[Opening GIVEN ENTRIES section]

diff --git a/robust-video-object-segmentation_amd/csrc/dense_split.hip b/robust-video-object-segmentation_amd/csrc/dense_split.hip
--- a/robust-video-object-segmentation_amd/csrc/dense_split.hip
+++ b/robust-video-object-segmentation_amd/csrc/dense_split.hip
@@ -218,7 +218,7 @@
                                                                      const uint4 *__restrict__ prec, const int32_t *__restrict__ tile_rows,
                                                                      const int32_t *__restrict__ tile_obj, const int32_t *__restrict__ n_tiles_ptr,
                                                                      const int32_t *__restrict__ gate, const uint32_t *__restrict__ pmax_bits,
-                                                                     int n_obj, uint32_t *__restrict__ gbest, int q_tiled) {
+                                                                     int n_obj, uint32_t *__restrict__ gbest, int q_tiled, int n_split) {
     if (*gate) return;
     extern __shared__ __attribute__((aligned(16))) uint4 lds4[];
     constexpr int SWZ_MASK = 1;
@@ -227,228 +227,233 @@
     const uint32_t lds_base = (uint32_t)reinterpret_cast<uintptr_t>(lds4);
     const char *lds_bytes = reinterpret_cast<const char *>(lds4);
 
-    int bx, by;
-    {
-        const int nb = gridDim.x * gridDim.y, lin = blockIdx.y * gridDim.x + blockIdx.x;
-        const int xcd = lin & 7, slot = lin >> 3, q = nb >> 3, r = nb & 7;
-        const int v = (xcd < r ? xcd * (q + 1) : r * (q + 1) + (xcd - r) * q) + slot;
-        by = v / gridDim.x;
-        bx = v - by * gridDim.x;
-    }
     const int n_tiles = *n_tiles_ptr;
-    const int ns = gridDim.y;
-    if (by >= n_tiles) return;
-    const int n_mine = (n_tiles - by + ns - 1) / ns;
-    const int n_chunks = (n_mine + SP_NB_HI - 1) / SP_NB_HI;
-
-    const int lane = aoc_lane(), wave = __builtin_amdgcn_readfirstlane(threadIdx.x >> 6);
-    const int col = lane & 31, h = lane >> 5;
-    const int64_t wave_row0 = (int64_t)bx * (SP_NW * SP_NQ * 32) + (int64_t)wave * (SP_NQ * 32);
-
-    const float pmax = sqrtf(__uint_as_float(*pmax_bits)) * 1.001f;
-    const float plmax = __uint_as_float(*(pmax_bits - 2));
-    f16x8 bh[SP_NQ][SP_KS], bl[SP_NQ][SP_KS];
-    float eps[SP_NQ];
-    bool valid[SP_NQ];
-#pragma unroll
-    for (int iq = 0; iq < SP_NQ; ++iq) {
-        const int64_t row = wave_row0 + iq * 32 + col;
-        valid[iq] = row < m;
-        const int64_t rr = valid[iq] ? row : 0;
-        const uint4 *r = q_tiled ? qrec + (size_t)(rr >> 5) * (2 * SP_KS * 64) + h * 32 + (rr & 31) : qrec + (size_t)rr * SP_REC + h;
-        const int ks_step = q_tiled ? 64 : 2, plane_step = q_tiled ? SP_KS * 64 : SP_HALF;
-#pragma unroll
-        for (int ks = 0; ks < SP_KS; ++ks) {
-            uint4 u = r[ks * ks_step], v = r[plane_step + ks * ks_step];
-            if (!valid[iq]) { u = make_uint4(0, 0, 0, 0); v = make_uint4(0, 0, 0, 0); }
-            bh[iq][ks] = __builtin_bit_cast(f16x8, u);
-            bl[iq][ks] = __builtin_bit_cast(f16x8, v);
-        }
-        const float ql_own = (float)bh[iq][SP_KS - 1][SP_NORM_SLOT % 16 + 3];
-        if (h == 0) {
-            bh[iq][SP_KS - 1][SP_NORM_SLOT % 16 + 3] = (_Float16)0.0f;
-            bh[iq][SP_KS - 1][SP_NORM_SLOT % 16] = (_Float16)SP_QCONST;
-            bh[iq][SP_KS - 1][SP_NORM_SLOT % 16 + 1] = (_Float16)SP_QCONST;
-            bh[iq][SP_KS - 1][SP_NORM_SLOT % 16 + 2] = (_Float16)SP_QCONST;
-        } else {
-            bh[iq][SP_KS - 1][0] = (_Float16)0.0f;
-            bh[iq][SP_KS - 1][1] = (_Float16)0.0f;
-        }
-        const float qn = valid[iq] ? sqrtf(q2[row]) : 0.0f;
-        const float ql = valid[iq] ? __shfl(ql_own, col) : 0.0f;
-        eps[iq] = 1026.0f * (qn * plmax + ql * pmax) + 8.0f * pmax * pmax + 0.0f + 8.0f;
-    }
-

[Closing GIVEN ENTRIES section]

REQUIRED ACTION ▸
Could you write out, exactly as they stand, only the lines above that begin at the line with "--- a/robust-video-object-segmentation_amd/csrc/dense_split.hip" and stop after the line with "int q_tiled, int"?

RESULT OF THE EXERCISE ▸
--- a/robust-video-object-segmentation_amd/csrc/dense_split.hip
+++ b/robust-video-object-segmentation_amd/csrc/dense_split.hip
@@ -218,7 +218,7 @@
                                                                      const uint4 *__restrict__ prec, const int32_t *__restrict__ tile_rows,
                                                                      const int32_t *__restrict__ tile_obj, const int32_t *__restrict__ n_tiles_ptr,
                                                                      const int32_t *__restrict__ gate, const uint32_t *__restrict__ pmax_bits,
-                                                                     int n_obj, uint32_t *__restrict__ gbest, int q_tiled) {
+                                                                     int n_obj, uint32_t *__restrict__ gbest, int q_tiled, int n_split) {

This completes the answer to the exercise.